# Lilly is getting a brother!!!!!!



## ddarlingfam (Mar 30, 2006)

Jabez


So I am getting a little boy who is just perfect!! He is 9 months old weighs about 51/2 pounds and has a beautiful personality. He loves playing with the other puppies he is with at the moment. I will get him in about a week or so when I come back we will meet half way. His name is Jabez but I will rename him (any ideas?) The picture posted is his father and the word "JABEZ" is a link to his breeders website. I am waiting on more pictures of him


----------



## msmagnolia (Sep 8, 2004)

I am so pleased for you. Two maltese are such a joy. We're anxiously waiting for photos!


----------



## bellaratamaltese (May 24, 2006)

I swear, I am soooooo excited for you!!!! Who is his sire? Come on, dish it baby! I want to know all about him!! Because he could have been MINE, you know. I really hope he's going to be as wonderful we all think he is!!


----------



## dogloverx3 (Apr 14, 2006)

How about Jasper for a name ? , I also like Lewis and Hugo . Lilly will LOVE having a brother . Sarah


----------



## bellaratamaltese (May 24, 2006)

> How about Jasper for a name ? , I also like Lewis and Hugo . Lilly will LOVE having a brother . Sarah
> 
> 
> 
> ...


Would you jsut STOP with your cutey sig pics??? They're killing me. (in a good way, of course







)


----------



## ddarlingfam (Mar 30, 2006)

his fathers name is rumor and that is his picture posted isn't he handsom?


----------



## I found nemo (Feb 23, 2006)

[attachment=7578:attachment]


----------



## k/c mom (Oct 9, 2004)

A big CONGRATULATIONS to you !!!!


----------



## Guest (Jun 13, 2006)

Congratulations!!!














I'm so happy for you!


----------



## NewMom328 (Apr 15, 2005)

Yay Amber!!! I already said congrats on the other thread but congratulations again on this beautiful boy!!!!

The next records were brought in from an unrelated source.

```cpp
int kvae_enc_head_fwd(const float *feat, const float *Wmu, const float *bmu, const float *Wvar, const float *bvar,
                      const float *eps, float *mu, float *var, float *a, int64_t N, int32_t F, int32_t A,
                      float noise_emission, void *stream) {
  if (!feat || !Wmu || !bmu || !Wvar || !bvar || !mu || !var || !a) return KVAE_ERR_NULL;
  if (N < 1) return KVAE_ERR_ARG;
  if (F != HD_F || A != HD_A) return KVAE_ERR_DIMS;
  const unsigned grid = (unsigned)(N < 4 * 512 ? (N + 3) / 4 : 512);
  k_enc_head_fwd<<<dim3(grid), dim3(256), 0, (hipStream_t)stream>>>(feat, Wmu, bmu, Wvar, bvar, eps, noise_emission, mu, var, a, N);
  return launch_status("k_enc_head_fwd");
}
int kvae_enc_head_bwd(const float *feat, const float *Wmu, const float *Wvar, const float *var, const float *eps,
                      const float *g_a, const float *g_mu, const float *g_var, float *g_feat, float *w_partials,
                      float *b_partials, int64_t N, int32_t F, int32_t A, float noise_emission, void *stream) {
  if (!feat || !Wmu || !Wvar || !var || !g_feat || !w_partials || !b_partials) return KVAE_ERR_NULL;
  if (N < 1) return KVAE_ERR_ARG;
  if (F != HD_F || A != HD_A) return KVAE_ERR_DIMS;
  k_enc_head_bwd<<<dim3(HD_WAVES / 4), dim3(256), 0, (hipStream_t)stream>>>(feat, Wmu, Wvar, var, eps, g_a, g_mu, g_var,
                                                                             noise_emission, g_feat, w_partials, b_partials, N);
  return launch_status("k_enc_head_bwd");
}
int kvae_dec_fc_fwd(const float *a, const float *W, const float *b, float *h, int64_t N, int32_t F, int32_t A, void *stream) {
  if (!a || !W || !b || !h) return KVAE_ERR_NULL;
  if (N < 1) return KVAE_ERR_ARG;
  if (F != HD_F || A != HD_A) return KVAE_ERR_DIMS;
  k_dec_fc_fwd<<<dim3(epi_grid(N * (HD_F / 4))), dim3(256), 0, (hipStream_t)stream>>>(a, W, b, h, N * (HD_F / 4));
  return launch_status("k_dec_fc_fwd");
}
int kvae_dec_fc_bwd(const float *g_h, const float *a, const float *W, float *g_a, float *w_partials, float *b_partials,
                    int64_t N, int32_t F, int32_t A, void *stream) {
  if (!g_h || !a || !W || !g_a || !w_partials || !b_partials) return KVAE_ERR_NULL;
  if (N < 1) return KVAE_ERR_ARG;
  if (F != HD_F || A != HD_A) return KVAE_ERR_DIMS;
  k_dec_fc_bwd<<<dim3(HD_WAVES / 4), dim3(256), 0, (hipStream_t)stream>>>(g_h, a, W, g_a, w_partials, b_partials, N);
  return launch_status("k_dec_fc_bwd");
}
int kvae_latent_reg_fwd(const float *a, const float *mu, const float *var, float *reg, int64_t N, int32_t A, void *stream) {
  if (!a || !mu || !var || !reg) return KVAE_ERR_NULL;
  if (N < 1 || A < 1) return KVAE_ERR_ARG;
  k_latent_reg_fwd<<<dim3(epi_grid(N)), dim3(256), 0, (hipStream_t)stream>>>(a, mu, var, reg, N, A);
  return launch_status("k_latent_reg_fwd");
}
int kvae_latent_reg_bwd(const float *a, const float *mu, const float *var, const float *g, float *g_a, float *g_mu,
                        float *g_var, int64_t N, int32_t A, void *stream) {
  if (!a || !mu || !var || !g || !g_a || !g_mu || !g_var) return KVAE_ERR_NULL;
  if (N < 1 || A < 1) return KVAE_ERR_ARG;
  k_latent_reg_bwd<<<dim3(epi_grid(N * A)), dim3(256), 0, (hipStream_t)stream>>>(a, mu, var, g, g_a, g_mu, g_var, N, A);
  return launch_status("k_latent_reg_bwd");
}
int kvae_loss_head_fwd(const float *lpx, const float *regf, const float *mask, const float *elbo_kf, const float *beta,
                       float scale_reconstruction, float vae_weight, float kf_weight, const float *weights_dev, float *out6,
                       float *coef3, int64_t n, void *stream) {
  if (!lpx || !regf || !elbo_kf || !beta || !out6 || !coef3) return KVAE_ERR_NULL;
  if (n < 1) return KVAE_ERR_ARG;
  k_loss_head_fwd<<<dim3(1), dim3(1024), 0, (hipStream_t)stream>>>(lpx, regf, mask, elbo_kf, beta, scale_reconstruction, vae_weight,
                                                                  kf_weight, weights_dev, out6, coef3, n);
  return launch_status("k_loss_head_fwd");
}
int kvae_loss_head_bwd(const float *g_loss, const float *coef3, const float *mask, float *g_lpx, float *g_regf,
                       float *g_elbo_kf, int64_t n, void *stream) {
  if (!g_loss || !coef3 || !g_lpx || !g_regf || !g_elbo_kf) return KVAE_ERR_NULL;
  if (n < 1) return KVAE_ERR_ARG;
  k_loss_head_bwd<<<dim3(epi_grid(n)), dim3(256), 0, (hipStream_t)stream>>>(g_loss, coef3, mask, g_lpx, g_regf,
                                                                            g_elbo_kf, n);
  return launch_status("k_loss_head_bwd");
}
}
```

How about Jake or Jack as a name? Sticks with the J sound...


----------



## kwaugh (May 8, 2006)

I can't wait to see more pictures!!

Karyn


----------



## mimi2 (Mar 29, 2005)

Congrats!!














He is beautiful!!!


----------



## Carol Ann (Dec 5, 2004)

CONGRATULATIONS!!







Can't wait to hear more about him!


----------



## Caesar's Mommie (Apr 8, 2004)

Awww, how exciting and congratulations!!


----------



## 2maltese4me (May 8, 2006)

Congratulations on your up-coming arrival!!!!

I've read that if you stay with the same first letter you can change their name.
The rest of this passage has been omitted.